Relative of Orangeburg Massacre victim calls for change
By: DAMAIA DAVIS
Feb 13, 2025

The Orangeburg Massacre victims were remembered Feb. 8 during the annual memorial service. (Panther photo by Evan Jenkins)
A relative of Delano Middleton, one of the three students killed during the Orangeburg Massacre, urged the audience at the Feb. 8 memorial service to continue fighting for change.
Middleton, Henry Smith, and Samuel Hammond were killed after nine highway patrolmen fired into a student protest on Soth Carolina State University’s campus Feb 8, 1968. The date is deeply important for Adriane Scott, niece of Middleton and an SC State alumna.
“As a proud alumna of South Carolina State University, this institution holds deep significance for me,” Scott said, “It's not just a campus, it's not just a place of higher education, it's the place where my family members blood spilled.”
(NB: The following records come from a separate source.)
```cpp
template <typename K, bool IOTA, int NT, int CHUNK, int RDX = RADIX>
int radix_pass(const K* kin, const uint32_t* vin, uint32_t count, const unsigned long long* dev_count, int shift, int bits,
               uint32_t* hist, uint32_t* sup, uint32_t* tot, K* kout, uint32_t* vout, uint32_t* ctl, hipStream_t st,
               const uint32_t* v2in = nullptr, uint32_t* v2out = nullptr) {
    const uint32_t nblk = nblocks_for(count, CHUNK);
    const uint32_t sb = sup_block(nblk);
    static_assert(NT % RDX == 0, "whole thread groups per digit");
    if (!scan_free(nblk, (uint32_t)NT >> bits)) sup = nullptr;
    hipLaunchKernelGGL((k_radix_hist<K, NT, CHUNK, RDX>), dim3(nblk), dim3(NT), 0, st, kin, count, dev_count, shift,
                       (1u << bits) - 1u, hist, nblk, ctl, sup, sb);
    CUGS_LAUNCH_CHECK();
    if (!sup) {
        hipLaunchKernelGGL(k_radix_scan_rows, dim3(RDX), dim3(CUGS_BLOCK), 0, st, hist, hist, nblk, tot);
        CUGS_LAUNCH_CHECK();
    }
    if constexpr (RDX == RADIX_DEPTH) {
        if (v2in)
            hipLaunchKernelGGL((k_radix_scatter<K, IOTA, DEPTH_BITS, NT, false, CHUNK, RDX, true>), dim3(nblk), dim3(NT), 0, st, kin,
                               vin, count, dev_count, shift, 0u, hist, sup, sb, tot, nblk, kout, vout, v2in, v2out);
        else
            hipLaunchKernelGGL((k_radix_scatter<K, IOTA, DEPTH_BITS, NT, false, CHUNK, RDX>), dim3(nblk), dim3(NT), 0, st, kin, vin, count,
                               dev_count, shift, 0u, hist, sup, sb, tot, nblk, kout, vout);
        CUGS_LAUNCH_CHECK();
        return 0;
    }
    if (v2in) return CUGS_EINVAL;
#ifdef CUGS_DEV
    if (rank_mode() == 1) {
        hipLaunchKernelGGL((k_radix_scatter<K, IOTA, 8, NT, true, CHUNK>), dim3(nblk), dim3(NT), 0, st, kin, vin, count, dev_count,
                           shift, (1u << bits) - 1u, hist, sup, sb, tot, nblk, kout, vout);
        CUGS_LAUNCH_CHECK();
        return 0;
    }
#endif
#define CUGS_SCATTER(NB)                                                                                          \
    hipLaunchKernelGGL((k_radix_scatter<K, IOTA, NB, NT, false, CHUNK>), dim3(nblk), dim3(NT), 0, st, kin, vin, count, dev_count, \
                       shift, 0u, hist, sup, sb, tot, nblk, kout, vout)
    switch (bits) {
        case 1: CUGS_SCATTER(1); break;
        case 2: CUGS_SCATTER(2); break;
        case 3: CUGS_SCATTER(3); break;
        case 4: CUGS_SCATTER(4); break;
        case 5: CUGS_SCATTER(5); break;
        case 6: CUGS_SCATTER(6); break;
        case 7: CUGS_SCATTER(7); break;
        default: CUGS_SCATTER(8); break;
    }
#undef CUGS_SCATTER
    CUGS_LAUNCH_CHECK();
// ... 5 lines not shown
```

cuda-gaussian-splatting_amd/csrc/sort_workspace.h:

```cpp
#pragma once

#include "cugs_gaussian_math.h"

#include <atomic>
#include <cstddef>

namespace {

constexpr int RADIX = 256;
constexpr int RADIX_DEPTH = 512, DEPTH_BITS = CUGS_DEPTH_BITS;
constexpr int IPT = 16;
constexpr int CHUNK_MIN = CUGS_BLOCK * IPT;
constexpr int CHUNK_DEPTH = 4096;
static_assert(CHUNK_DEPTH <= CHUNK_MIN && CHUNK_MIN % CHUNK_DEPTH == 0, "the histogram buffers are carved for CHUNK_DEPTH blocks");
constexpr int CHUNK_PAIR = CHUNK_MIN;
constexpr int FILL_CHUNK = CUGS_BLOCK;
constexpr int COL_WAVES = 16;
constexpr int COL_CHUNK = COL_WAVES * CUGS_WAVE;
static_assert(COL_CHUNK % FILL_CHUNK == 0, "whole FILL_CHUNK blocks per column workgroup");

inline size_t align_up(size_t v, size_t a) { return (v + a - 1) / a * a; }
inline uint32_t nblocks_for(int64_t count, int chunk) { return (uint32_t)((count + chunk - 1) / chunk); }

constexpr int SUP_TABLES = 4;
constexpr uint32_t SCANFREE_MAX_BLOCKS = 4096u, SCANFREE_MAX_LOADS = 26u;
inline uint32_t sup_block(uint32_t nblk) { return nblk <= 512u ? 16u : 64u; }
inline bool scan_free(uint32_t nblk, uint32_t grp) {
    const uint32_t sb = sup_block(nblk);
    return nblk <= SCANFREE_MAX_BLOCKS && ((nblk + sb - 1u) / sb + sb) <= SCANFREE_MAX_LOADS * grp;
}
inline uint32_t sup_rows(uint32_t nblk, uint32_t grp) { return scan_free(nblk, grp) ? (nblk + sup_block(nblk) - 1u) / sup_block(nblk) : 0u; }
inline uint32_t sup_rows_bound(uint32_t nblk) { return (nblk < SCANFREE_MAX_BLOCKS ? nblk : SCANFREE_MAX_BLOCKS) / 16u + 4u; }
inline uint32_t sup_used(uint32_t nblk, int rdx, uint32_t grp) { return (uint32_t)rdx * sup_rows(nblk, grp); }
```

Fifty-seven years after her uncle’s death, Scott said that it is important to remember the fight and that the fight is ongoing. She said more action is needed to honor those who were lost.
“Rhetoric alone will not heal our communities, Speeches alone will not get the job done,” Scott said, “We need action -- real, tangible, change.”
Scott called for the attendees to raise their voices and warned them not to let themselves “get too comfortable.” She ended her tribute by singing Sam Cook’s “A change is gonna come,” which was once an anthem for the civil rights movement.
“It is in the policies that we push for, the accountability that we have to demand, and the courage to show up,” Scott said, “We've got to do more than hope in times like these, we have to lift our voices, we have to be unified.”
The guest speaker for the 57th anniversary ceremony was South Carolia State alumnus Willis Ham. He shared his experiences from that night in 1968.
Ham had been away from the campus for the day and overhead news about the bonfire made by protesting students when he returned to his dorm. He did not attend but was alerted to what happened when his cousin came to his room.
“The sweater and his hands were soaked,” Ham said. “He was in a state of shock. He came in and he said, ‘One of my buddies, there were four of us, died.’”
Presently, Ham travels and tells the story of Smith, Hammond and Middleton at universities and conferences.
“I gave each of them a persona that I worked with, that I wanted to share with people, so that they would have something, a face, to go along with the name,” Ham said, “I carried Smith, Hammond and Middleton with those personas with me for an awfully long time to be able to say I was their friend and also to say that they were mine.”